Question

Use mathematical induction to prove that \(9\) divides \({n^3} + {\left( {n + 1} \right)^3} + {\left( {n + 2} \right)^3}\) whenever \(n\)is a nonnegative integer.

Short answer

It is proved that\(9\)divides\({n^3} + {\left( {n + 1} \right)^3} + {\left( {n + 2} \right)^3}\)whenever nis a nonnegative integer.

Step-by-step solution

Principle of Mathematical Induction

Consider the propositional function\(P\left( n \right)\). Consider two actions to prove that\(P\left( n \right)\)evaluates to accurate for all set of positive integers\(n\).

Consider the first basic step is to confirm that \(P\left( 1 \right)\)true.

Consider the inductive step is to demonstrate that for any positive integer k the conditional statement \[P\left( k \right) \to P\left( {k + 1} \right)\]is true.

 Step 2: Prove the basis step

Let,\(P\left( n \right)\): “\(9\) divides\({n^3} + {\left( {n + 1} \right)^3} + {\left( {n + 2} \right)^3}\)”

In the basis step, we need to prove that\(P\left( 1 \right)\)is true.

For finding statement\(P\left( 1 \right)\)substituting\(1\)for\(n\)in the statement.

\(\begin{array}{c}{n^3} + {\left( {n + 1} \right)^3} + {\left( {n + 2} \right)^3} = {1^3} + {\left( {1 + 1} \right)^3} + {\left( {1 + 2} \right)^3}\\ = 1 + 8 + 27\\ = 36\end{array}\)

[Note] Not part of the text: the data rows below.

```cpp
void launch_duplicate_with_keys(int P, int grid_x, const BinInfo* bin, const uint32_t* block_offs, uint32_t* slot_base,
                                uint32_t* point_offsets, uint64_t* keys, uint32_t* vals, hipStream_t s);
bool launch_sort_pairs(uint64_t* keys_a, uint32_t* vals_a, uint64_t* keys_b, uint32_t* vals_b, uint32_t n,
                       int end_bit, void* scratch, hipStream_t s);
struct SortedRuns {
  uint2* runs_rel;
  uint32_t n_keys;
  bool valid;
// ... 4 lines not shown
bool launch_sort_pairs_u32(uint32_t* keys_a, uint32_t* vals_a, uint32_t* keys_b, uint32_t* vals_b, uint32_t n,
                           int end_bit, void* scratch, hipStream_t s, const uint32_t* n_dev = nullptr,
                           SortedRuns* runs = nullptr);
void launch_identify_tile_ranges_u32(uint32_t R, const uint32_t* tiles, uint2* ranges, hipStream_t s,
                                     const uint32_t* r_dev = nullptr);
inline int sort_passes(int end_bit) { return (end_bit + RADIX_BITS - 1) / RADIX_BITS; }
void launch_identify_tile_ranges(uint32_t R, const uint64_t* keys, uint2* ranges, hipStream_t s);
void launch_build_tile_order(int tiles, const uint2* ranges, uint32_t* order, hipStream_t s);
void launch_ranges_and_order_from_sort(int tiles, const SortedRuns& sr, uint2* ranges, uint32_t* order, hipStream_t s);
void launch_compact_visible(int P, const BinInfo* bin, const uint32_t* block_vis_offs, const uint32_t* block_offs,
                            uint32_t* slot_base, uint32_t* total, uint32_t capacity, int grid_x, uint32_t* dkey,
                            uint2* dval, hipStream_t s, bool top_pass_enqueued = true);
bool launch_sort_pairs_u32_v64(uint32_t* keys_a, uint2* vals_a, uint32_t* keys_b, uint2* vals_b, uint32_t n,
                               int end_bit, void* scratch, hipStream_t s, const uint32_t* n_dev = nullptr);
void launch_sort_extra_pass_u32(const uint32_t* kin, const uint2* vin, uint32_t* kout, uint2* vout, uint32_t n,
                                const uint32_t* n_dev, int shift, int nbits, void* scratch, hipStream_t s);
void launch_count_tiles(uint32_t v_cap, const uint32_t* total, const uint2* d3, const uint2* d4, const BinInfo* bin,
                        uint32_t* block_sums2, hipStream_t s);
constexpr uint32_t EMIT_WIDE_MAX_BLOCKS = 512;
inline bool emit_is_wide(uint32_t v_cap) { return (v_cap + PRE_BLOCK - 1) / PRE_BLOCK <= EMIT_WIDE_MAX_BLOCKS; }
void launch_emit_instances(uint32_t v_cap, const uint32_t* total, int grid_x, const uint2* d3, const uint2* d4,
                           const BinInfo* bin, const uint32_t* block_offs2, uint32_t* inst_tile, uint32_t* inst_g,
                           uint32_t capacity, hipStream_t s);
void launch_reconstruct_keys(uint32_t R, uint32_t P, const uint32_t* tile_sorted, const uint32_t* point_list,
                             const BinInfo* bin, uint64_t* keys, hipStream_t s);

void launch_render_fwd(int W, int H, const uint2* ranges, const uint32_t* point_list, const GeomRec* rec,
                       const float* bg, float* out_color, float* final_T, uint32_t* n_contrib, uint32_t* tile_max,
                       const uint32_t* tile_order, hipStream_t s, unsigned long long* stats, int cull, uint16_t* inst_mask);
void launch_render_bwd(int W, int H, const uint2* ranges, const uint32_t* point_list, const GeomRec* rec,
                       const uint32_t* slot_base,
                       const float* bg, const float* final_T, const uint32_t* n_contrib, const uint32_t* tile_max,
                       const float* dL_dpix, GradRow* rows, uint8_t* row_flags, const uint32_t* tile_order,
                       hipStream_t s, const uint16_t* inst_mask);

void launch_l1_dssim(const float* x, const float* gt, int C, int H, int W, float lambda, int dssim_mode, float* sums,
                     float* dL_dx, float* maps, hipStream_t s);

struct Splat2dLayout {
  size_t rec, flag, pre, gmask, partial, bytes;
  int chunks, per_chunk;
  Splat2dLayout(int N, int H, int W);
};
int splat2d_max_kernel_size();
void launch_splat2d_fwd(int N, int K, int H, int W, const float* sx, const float* sy, const float* rho,
                        const float* coords, const float* colours, const float* ax, void* ws, float* out,
                        hipStream_t s);
void launch_splat2d_bwd(int N, int K, int H, int W, const float* sx, const float* sy, const float* rho, const float* ax,
                        void* ws, const float* dL_dout, float* d_sx, float* d_sy, float* d_rho, float* d_coords,
                        float* d_colours, hipStream_t s);

struct GrowLayout {
  size_t flags, block_counts, block_offs, totals, bytes;
  int nblocks;
  explicit GrowLayout(int P);
};
void launch_grow_plan(int P, const float* accum, const float* denom, const float* scaling, float thr, float pde,
                      int split_mode, void* ws, int32_t* vidx, int32_t* src, uint8_t* selected, hipStream_t s);
void launch_grow_expand(const GsrGrow& g, float* const out[6], hipStream_t s);
void launch_grow_fold(const GsrGrow& g, const GsrGrowGrads& d, hipStream_t s);

struct DensifyLayout {
  size_t flags, block_counts, block_offs, totals, pos, bytes;
  int nblocks;
  explicit DensifyLayout(int P);
};
void launch_densify_plan(int P, const float* accum, const float* denom, const float* scaling, const float* opacity,
// ... 37 lines not shown
```

### mvs_gaussian_splatting_amd/csrc/render.hip

```cpp
#include "gsr_common.h"
#include "gsr_launch.h"
#include <type_traits>

namespace gsr {

constexpr int BATCH = WAVE;
constexpr int WAVES_PER_BLOCK = 4;
constexpr float LOG2E = 1.4426950408889634f;

struct Staged {
  float4 q0, q1, q2;
  float kk, isyy;
  uint32_t rect_min, rect_wh, slot_base;
};

__device__ inline void load_staged(const GeomRec* __restrict__ rec, uint32_t id, Staged& s) {
  const float* f0 = reinterpret_cast<const float*>(rec + id);
  const float* f = f0 + 4;
  s.q0.x = f0[0];
  s.q0.y = f0[1];
  s.q0.z = f0[2];
  s.q1.y = f[1];
  s.q1.z = f[2];
  s.q1.w = f[3];
  s.q2.x = f[4];
  s.q2.y = f[5];
  s.q2.z = f[6];
  const float2 k = *reinterpret_cast<const float2*>(reinterpret_cast<const char*>(rec + id) + 56);
  s.kk = k.x;
  s.isyy = k.y;
}

struct LdsRec {
  float4 A;
// ... 237 lines not shown
  if (TRACK) {
    uint32_t mx = inside ? last : 0u;
#pragma unroll
    for (int d = WAVE / 2; d > 0; d >>= 1) mx = max(mx, (uint32_t)__shfl_xor((int)mx, d, WAVE));
    if (lane == 0) sFlag[1][wid] = mx;
    __syncthreads();
    if (tid == 0) tile_max[tile] = max(max(sFlag[1][0], sFlag[1][1]), max(sFlag[1][2], sFlag[1][3]));
  }
  if (STATS) {
    st_pairs = (unsigned long long)wave_reduce_add_u32((uint32_t)st_pairs);
    if (lane == 0) {
      atomicAdd(&stats[2], st_pairs);
      atomicAdd(&stats[3], st_evals);
    }
    if (tid == 0) {
      atomicAdd(&stats[0], (unsigned long long)len);
      atomicAdd(&stats[1], (unsigned long long)min(len, ((len + QROUND - 1) / QROUND) * QROUND));
      if (TRACK) atomicAdd(&stats[5], (unsigned long long)max(max(sFlag[1][0], sFlag[1][1]), max(sFlag[1][2], sFlag[1][3])));
    }
  }
}

constexpr int MB_DUMMY = WAVE;
#ifdef BWD_PROFILE
__device__ unsigned long long g_bwd_prof[8];
#define PROF_T(x) const unsigned long long x = __builtin_readcyclecounter()
#define PROF_ADD(k, a, b) prof[k] += (unsigned long long)((b) - (a))
#define PROF_CNT(k, n) prof[k] += (unsigned long long)(n)
#else
#define PROF_T(x)
#define PROF_ADD(k, a, b)
#define PROF_CNT(k, n)
#endif
constexpr int MB_WIN = 26;
constexpr int MB_LIST = MB_WIN + 4;
constexpr int DYN_CAP = 253;
struct MbLds {
  struct Rec { float4 A, B; float C; float pad[3]; } R[WAVE + 1];
  __attribute__((aligned(16))) uint16_t list[16][MB_LIST];
  float4 s0[DYN_CAP + 2];
  float4 s1[DYN_CAP + 2];
  float s2[DYN_CAP + 2];
#ifdef BWD_LDS_PAD
  char occupancy_probe[BWD_LDS_PAD];
#endif
};
static_assert((16 * MB_LIST * 2) % 16 == 0 && 16 * MB_LIST * 2 / 16 <= WAVE, "the list block is padded by one 16-byte store per lane");

__device__ __forceinline__ void quad_fold9(float (&v)[9]) {
  asm volatile(
      "s_nop 1\n\t"
      "v_add_f32_dpp %0, %0, %0 quad_perm:[1,0,3,2] row_mask:0xf bank_mask:0xf\n\t"
      "v_add_f32_dpp %1, %1, %1 quad_perm:[1,0,3,2] row_mask:0xf bank_mask:0xf\n\t"
      "v_add_f32_dpp %2, %2, %2 quad_perm:[1,0,3,2] row_mask:0xf bank_mask:0xf\n\t"
      "v_add_f32_dpp %3, %3, %3 quad_perm:[1,0,3,2] row_mask:0xf bank_mask:0xf\n\t"
      "v_add_f32_dpp %4, %4, %4 quad_perm:[1,0,3,2] row_mask:0xf bank_mask:0xf\n\t"
      "v_add_f32_dpp %5, %5, %5 quad_perm:[1,0,3,2] row_mask:0xf bank_mask:0xf\n\t"
      "v_add_f32_dpp %6, %6, %6 quad_perm:[1,0,3,2] row_mask:0xf bank_mask:0xf\n\t"
      "v_add_f32_dpp %7, %7, %7 quad_perm:[1,0,3,2] row_mask:0xf bank_mask:0xf\n\t"
      "v_add_f32_dpp %8, %8, %8 quad_perm:[1,0,3,2] row_mask:0xf bank_mask:0xf\n\t"
      "v_add_f32_dpp %0, %0, %0 quad_perm:[2,3,0,1] row_mask:0xf bank_mask:0xf\n\t"
      "v_add_f32_dpp %1, %1, %1 quad_perm:[2,3,0,1] row_mask:0xf bank_mask:0xf\n\t"
      "v_add_f32_dpp %2, %2, %2 quad_perm:[2,3,0,1] row_mask:0xf bank_mask:0xf\n\t"
      "v_add_f32_dpp %3, %3, %3 quad_perm:[2,3,0,1] row_mask:0xf bank_mask:0xf\n\t"
      "v_add_f32_dpp %4, %4, %4 quad_perm:[2,3,0,1] row_mask:0xf bank_mask:0xf\n\t"
      "v_add_f32_dpp %5, %5, %5 quad_perm:[2,3,0,1] row_mask:0xf bank_mask:0xf\n\t"
      "v_add_f32_dpp %6, %6, %6 quad_perm:[2,3,0,1] row_mask:0xf bank_mask:0xf\n\t"
      "v_add_f32_dpp %7, %7, %7 quad_perm:[2,3,0,1] row_mask:0xf bank_mask:0xf\n\t"
      "v_add_f32_dpp %8, %8, %8 quad_perm:[2,3,0,1] row_mask:0xf bank_mask:0xf"
      : "+v"(v[0]), "+v"(v[1]), "+v"(v[2]), "+v"(v[3]), "+v"(v[4]), "+v"(v[5]), "+v"(v[6]), "+v"(v[7]), "+v"(v[8]));
}
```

It is known that\(36\)is divisible by 9.

From the above, we can see that the statement \(P\left( 1 \right)\) is true this is also known as the basis step of the proof.

Prove the Inductive step

In the inductive step, we need to prove that, if\(P\left( k \right)\)is true, then\(P\left( {k + 1} \right)\)is also true.

That is,

\(P\left( k \right) \to P\left( {k + 1} \right)\)is true for all positive integers k.

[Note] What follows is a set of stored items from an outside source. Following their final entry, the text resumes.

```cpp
template <int K>
__device__ __forceinline__ void p2_third(const P2Args &a, int b0, int lane, int e, bool ok, int *s_prog) {
  const int b = b0 + lane;
  const bool act = b < a.n;
  const size_t nr = (size_t)a.nrow;
  if (K == 0 && act && !ok) a.s_tag[1][b] = -1;
  if (!__any(ok)) {
    if (K == 2) p2_publish(s_prog, kMT + 1);
    return;
  }
  uint32_t *slot = a.s_mt[1 + K];
  uint32_t kA, kB;
  p2_keys(episode_seed(a.seed_base, b, e), kA, kB);
  uint32_t prev, first1, row2, q;
  if (K == 0) {
    first1 = act ? a.p1h_r[b] : 0u;
    prev = first1;
    q = p1_row1(kA, kB);
  } else {
    const uint32_t *h = K == 1 ? a.p2h_r : a.p3h_r;
    prev = act ? h[b] : 0u;
    first1 = act ? h[nr + b] : 0u;
    row2 = act ? h[2 * nr + b] : 0u;
    q = act ? h[3 * nr + b] : 0u;
  }
  const __amdgpu_buffer_rsrc_t rs = p2_slot_rsrc(slot, b0, nr);
  const int row_bytes = (int)(nr * 4);
  P2Ahead h;
  if constexpr (K == 0) {
    q = p1_step(kInitGen.v[2], q, false, kA, kB);
    row2 = (q ^ ((prev ^ (prev >> 30)) * 1566083941U)) - 2U;
    prev = row2;
    p2_ahead_init<3>(h, q, kA, kB);
    constexpr int G = 3 + 8 * ((kP2aEnd - 3) / 8);
    p2_span<3, G, kP2Part>(lane, rs, row_bytes, prev, h, kA, kB, s_prog);
    p2_tail<G, kP2aEnd, kP2Part>(lane, rs, row_bytes, prev, h);
  } else if constexpr (K == 1) {
    static_assert(kAheadTwist + 1 - kP2aEnd == 16, "P2b's part steps: two groups");
    p2_ahead_init<kP2aEnd>(h, q, kA, kB);
    p2_span<kP2aEnd, kAheadTwist + 1, kP2Part>(lane, rs, row_bytes, prev, h, kA, kB, s_prog);
    __builtin_amdgcn_raw_buffer_store_b32(prev, rs, lane * 4, kAheadTwist * row_bytes, HZ_P2_AUX);
    p2_span<kAheadTwist + 1, kP2bEnd, kP2Final>(lane, rs, row_bytes, prev, h, kA, kB, s_prog);
  } else {
    const uint32_t f0 = act ? slot[(size_t)397 * nr + b] : 0u, f1 = act ? slot[(size_t)398 * nr + b] : 0u;
    p2_ahead_init<kP2bEnd>(h, q, kA, kB);
    constexpr int G = kP2bEnd + 8 * ((kMT - kP2bEnd) / 8);
    p2_span<kP2bEnd, G, kP2Keep>(lane, rs, row_bytes, prev, h, kA, kB, s_prog);
    p2_tail<G, kMT, kP2Keep>(lane, rs, row_bytes, prev, h);
    p2_publish(s_prog, kMT);
    const uint32_t row1 = (first1 ^ ((prev ^ (prev >> 30)) * 1566083941U)) - 1U;
    __builtin_amdgcn_raw_buffer_store_b32(f0 ^ twist_part(0x80000000u, row1), rs, lane * 4, 0, HZ_P2_AUX);
    __builtin_amdgcn_raw_buffer_store_b32(f1 ^ twist_part(row1, row2), rs, lane * 4, row_bytes, HZ_P2_AUX);
  }
  if (K < 2) {
    if (ok) {
      uint32_t *ho = K == 0 ? a.p2h_w : a.p3h_w;
      ho[b] = prev;
      ho[nr + b] = first1;
      ho[2 * nr + b] = row2;
      ho[3 * nr + b] = h.last;
      a.s_tag[1 + K][b] = e * 8 + 3 + K;
    }
  } else if (ok) {
    a.s_tag[3][b] = e * 8 + 5;
  }
}

constexpr int kTwIters = kAheadTwist / 4;
constexpr int kTwHbm = (kP2bEnd - 397 + 3) / 4;
__device__ __forceinline__ uint4 xor4(const uint4 &a, const uint4 &b) {
  return make_uint4(a.x ^ b.x, a.y ^ b.y, a.z ^ b.z, a.w ^ b.w);
}
__device__ __forceinline__ void p2_twist(const P2Args &a, int b0, int lane, bool any, int *s_prog) {
  if (!any) return;
  const size_t nr = (size_t)a.nrow;
  uint32_t *slot = a.s_mt[3];
  const int grp = lane >> 4, c4 = (lane & 15) * 4;
  uint32_t *col = slot + b0 + c4;
  auto row = [&](int r) { return p2_ld4(col + (size_t)r * nr); };
  const __amdgpu_buffer_rsrc_t rs = p2_slot_rsrc(slot, b0, nr);
  const int row_bytes = __builtin_amdgcn_readfirstlane((int)(nr * 4));
// ... 43 lines not shown
  const bool act = b < a.n;
  if (tid == 0) s_prog = 0;
  const int k = w < 3 ? w : 2;
  const int e = act ? a.ep_in[b] + kP2Last - 1 - k : 0;
  const bool ok = act && (k == 0 ? a.p1t_r[b] : a.s_tag[1 + k][b]) == e * 8 + 2 + k;
  __syncthreads();
  if (w == 0) p2_third<0>(a, b0, lane, e, ok, &s_prog);
  else if (w == 1) p2_third<1>(a, b0, lane, e, ok, &s_prog);
  else if (w == 2) p2_third<2>(a, b0, lane, e, ok, &s_prog);
  else p2_twist(a, b0, lane, __any(ok), &s_prog);
}

__device__ __forceinline__ int wave_min_i(int v) {
#pragma unroll
  for (int o = 32; o > 0; o >>= 1) v = min(v, __shfl_xor(v, o));
  return v;
}
__device__ __forceinline__ void p2_draw_stage(const P2Args &a, int b0, int lane, int stage, int base) {
  const int b = b0 + lane;
#ifdef HZ_DIAG
  const uint64_t t0 = __builtin_amdgcn_s_memtime();
#endif
  const bool act = b < a.n;
  const size_t nr = (size_t)a.nrow;
  const int d0 = a.dcut[stage], d1 = stage == kP2Draw - 1 ? a.draws : min(a.draws, a.dcut[stage + 1]);
  const int e = act ? a.ep_in[b] + kP2Last - kP2SDraw - stage : 0;
  const uint32_t *slot = a.s_mt[kP2SDraw + stage];
  int32_t *cur = a.s_cur[kP2SDraw + stage] + b;
  const P2Draw &in = a.x_r[stage > 0 ? stage - 1 : 0];
  const P2Draw &out = stage == kP2Draw - 1 ? a.pl_w : a.x_w[stage < kP2Draw - 1 ? stage : 0];
  bool ok = act && a.s_tag[kP2SDraw + stage][b] == e * 8 + 5;
  int k0 = 0, c0 = kMTAhead;
  uint64_t bag = initial_bag(), q[kAheadWords] = {0, 0, 0, 0};
  if (stage > 0 && act) {
    const int itag = in.tag[b];
    k0 = in.k[b];
    c0 = in.c[b];
    bag = in.bag[b];
#pragma unroll
    for (int i = 0; i < kAheadWords; i++) q[i] = in.q[(size_t)i * nr + b];
    ok = ok && itag == e * 8 + stage;
  }
  const bool draws = ok && k0 >= d0 && d0 < d1;
  const int r0 = wave_min_i(draws ? (c0 & 0xFFFF) : kAheadTwist) & ~3;
  if (r0 < kAheadTwist) {
    constexpr int U = kP2Win / 4;
    const int c4 = (lane & 15) * 4;
    uint4 v[U];
#pragma unroll
    for (int u = 0; u < U; u++) {
      const int r = r0 + 4 * u + (lane >> 4);
      v[u] = p2_ld4(slot + (size_t)r * nr + b0 + c4);
    }
#pragma unroll
    for (int u = 0; u < U; u++) {
      uint32_t *dd = hz_lds + base + (4 * u + (lane >> 4)) * kLdsStride + c4;
      dd[0] = v[u].x;
      dd[1] = v[u].y;
      dd[2] = v[u].z;
      dd[3] = v[u].w;
    }
  }
  P2_PHASE(28 + stage, t0);
  if (!act) return;
  if (!ok) {
    out.tag[b] = -1;
    return;
  }
  if (stage == 0) cur[0] = kMTAhead;
  int k = k0, cc = c0;
  if (draws) {
    const int lim = min(r0 + kP2Win, kAheadTwist);
    StreamDraw<WinMT> d{WinMT(base - r0 * kLdsStride + lane, c0, lim)};
#pragma unroll 1
    for (int i = d0; i < d1; i++) {
      if (d.m.pos >= lim) break;
      const uint32_t p9 = d(bag);
      if (d.m.pos > lim) break;
      apply_pile_fast(bag, p9);
      const int bit = 9 * i, wd = bit >> 6, off = bit & 63;
      const uint64_t lo9 = (uint64_t)p9 << off, hi9 = off > 55 ? (uint64_t)p9 >> (64 - off) : 0ull;
      q[0] |= wd == 0 ? lo9 : 0ull;
      q[1] |= wd == 1 ? lo9 : wd == 0 ? hi9 : 0ull;
      q[2] |= wd == 2 ? lo9 : wd == 1 ? hi9 : 0ull;
      q[3] |= wd == 3 ? lo9 : wd == 2 ? hi9 : 0ull;
      cc = d.m.cursor();
      p2_st(&cur[(size_t)(i + 1) * nr], cc);
      k = i + 1;
    }
  }
  p2_st(&out.k[b], k);
  p2_st(&out.c[b], cc);
  p2_st(&out.bag[b], bag);
#pragma unroll
  for (int i = 0; i < kAheadWords; i++) p2_st(&out.q[(size_t)i * nr + b], q[i]);
  p2_st(&out.tag[b], e * 8 + stage + 1);
}

__device__ __forceinline__ void p2_hashes(const P2Args &a, int b) {
  const size_t nr = (size_t)a.nrow;
  const int e = a.ep_in[b] + kP2Last - (kP2SPlay - 1);
  const uint64_t rk = rule_key(episode_seed(a.seed_base, b, e));
#pragma unroll 1
  for (int j = 0; j < kRulePlies; j++) p2_st(&a.h_w[(size_t)j * nr + b], rule_h32(rk, j));
  a.ht_w[b] = e;
}

__device__ __forceinline__ void p2_draw(const P2Args &a, int blk, int code) {
  const int tid = threadIdx.x, lane = tid & 63, w = tid >> 6;
  const int b0 = blk * kBlock;
  if (code < kP2Draw) {
    p2_draw_stage(a, b0, lane, code, w * kP2WinRows * kLdsStride);
  } else if (code == kWvP1 && b0 + lane < a.n) {
    p2_p1(a, b0 + lane);
  } else if (code == kWvHash && b0 + lane < a.n) {
    p2_hashes(a, b0 + lane);
  }
}

__device__ __forceinline__ void p2_mid_put(const P2Mid &m, size_t nr, int b, const State &s, const PlayDraw2 &d, int g,
                                           int e) {
#pragma unroll
  for (int k = 0; k < 4; k++) p2_st(&m.st[(size_t)k * nr + b], s.pl[k]);
  p2_st(&m.st[4 * nr + b], s.piles);
  p2_st(&m.st[5 * nr + b], s.misc);
  p2_st(&m.q[b], d.q0);
  p2_st(&m.q[nr + b], d.q1);
  p2_st(&m.q[2 * nr + b], d.q2);
  p2_st(&m.q[3 * nr + b], d.q3);
  p2_st(&m.i[b], d.d);
  p2_st(&m.i[nr + b], g);
  p2_st(&m.i[2 * nr + b], d.fell ? d.gm.cursor() : -1);
  p2_st(&m.tag[b], e);
}
__device__ __forceinline__ PlayDraw2 p2_mid_get(const P2Mid &m, size_t nr, int b, State &s, int &g, int nd,
                                               uint32_t *slot, const int32_t *cur) {
#pragma unroll
  for (int k = 0; k < 4; k++) s.pl[k] = m.st[(size_t)k * nr + b];
  s.piles = m.st[4 * nr + b];
  s.misc = m.st[5 * nr + b];
  const int d = m.i[b], fc = m.i[2 * nr + b];
  g = m.i[nr + b];
  return PlayDraw2{m.q[b], m.q[nr + b], m.q[2 * nr + b], m.q[3 * nr + b], d, nd, fc >= 0,
                   MTR(slot, (int)nr, fc >= 0 ? fc : 0), cur + (size_t)nd * nr};
}
// ... 781 lines not shown
```

Before: 21.66 billion env-steps/s.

In the inductive hypothesis, we assume that\(P\left( k \right)\)is true for any arbitrary positive integer\(k\)

That is\(9\)divides\({k^3} + {\left( {k + 1} \right)^3} + {\left( {k + 2} \right)^3}\).

Now show that\(P\left( {k + 1} \right)\)is also true.

Therefore, replace\(k\)with\(k + 1\)in the statement.

\(\begin{array}{c}{\left( {k + 1} \right)^3} + {\left( {k + 1 + 1} \right)^3} + {\left( {k + 1 + 2} \right)^3} = {\left( {k + 1} \right)^3} + {\left( {k + 2} \right)^3} + {\left( {k + 3} \right)^3}\\ = {\left( {k + 1} \right)^3} + {\left( {k + 2} \right)^3} + {k^3} + 9{k^2} + 9k + 27\\ = \left[ {{{\left( {k + 1} \right)}^3} + {{\left( {k + 2} \right)}^3} + {k^3}} \right] + 9\left[ {{k^2} + k + 3} \right]\end{array}\)

The first term of the expression is divisible by 9 from the inductive hypothesis and second term is also divisible by 9.

Since both the terms are divisible by 9, therefore\({\left( {k + 1} \right)^3} + {\left( {k + 1 + 1} \right)^3} + {\left( {k + 1 + 2} \right)^3}\)

Is also divisible by 9.

From the above, it is seen that\(P\left( {k + 1} \right)\)is also true.

Hence,\(P\left( {k + 1} \right)\)is true under the assumption that\(P\left( k \right)\)is true. This

completes the inductive step.

Hence, it is proved that\(9\)divides\({n^3} + {\left( {n + 1} \right)^3} + {\left( {n + 2} \right)^3}\)whenever nis a nonnegative integer.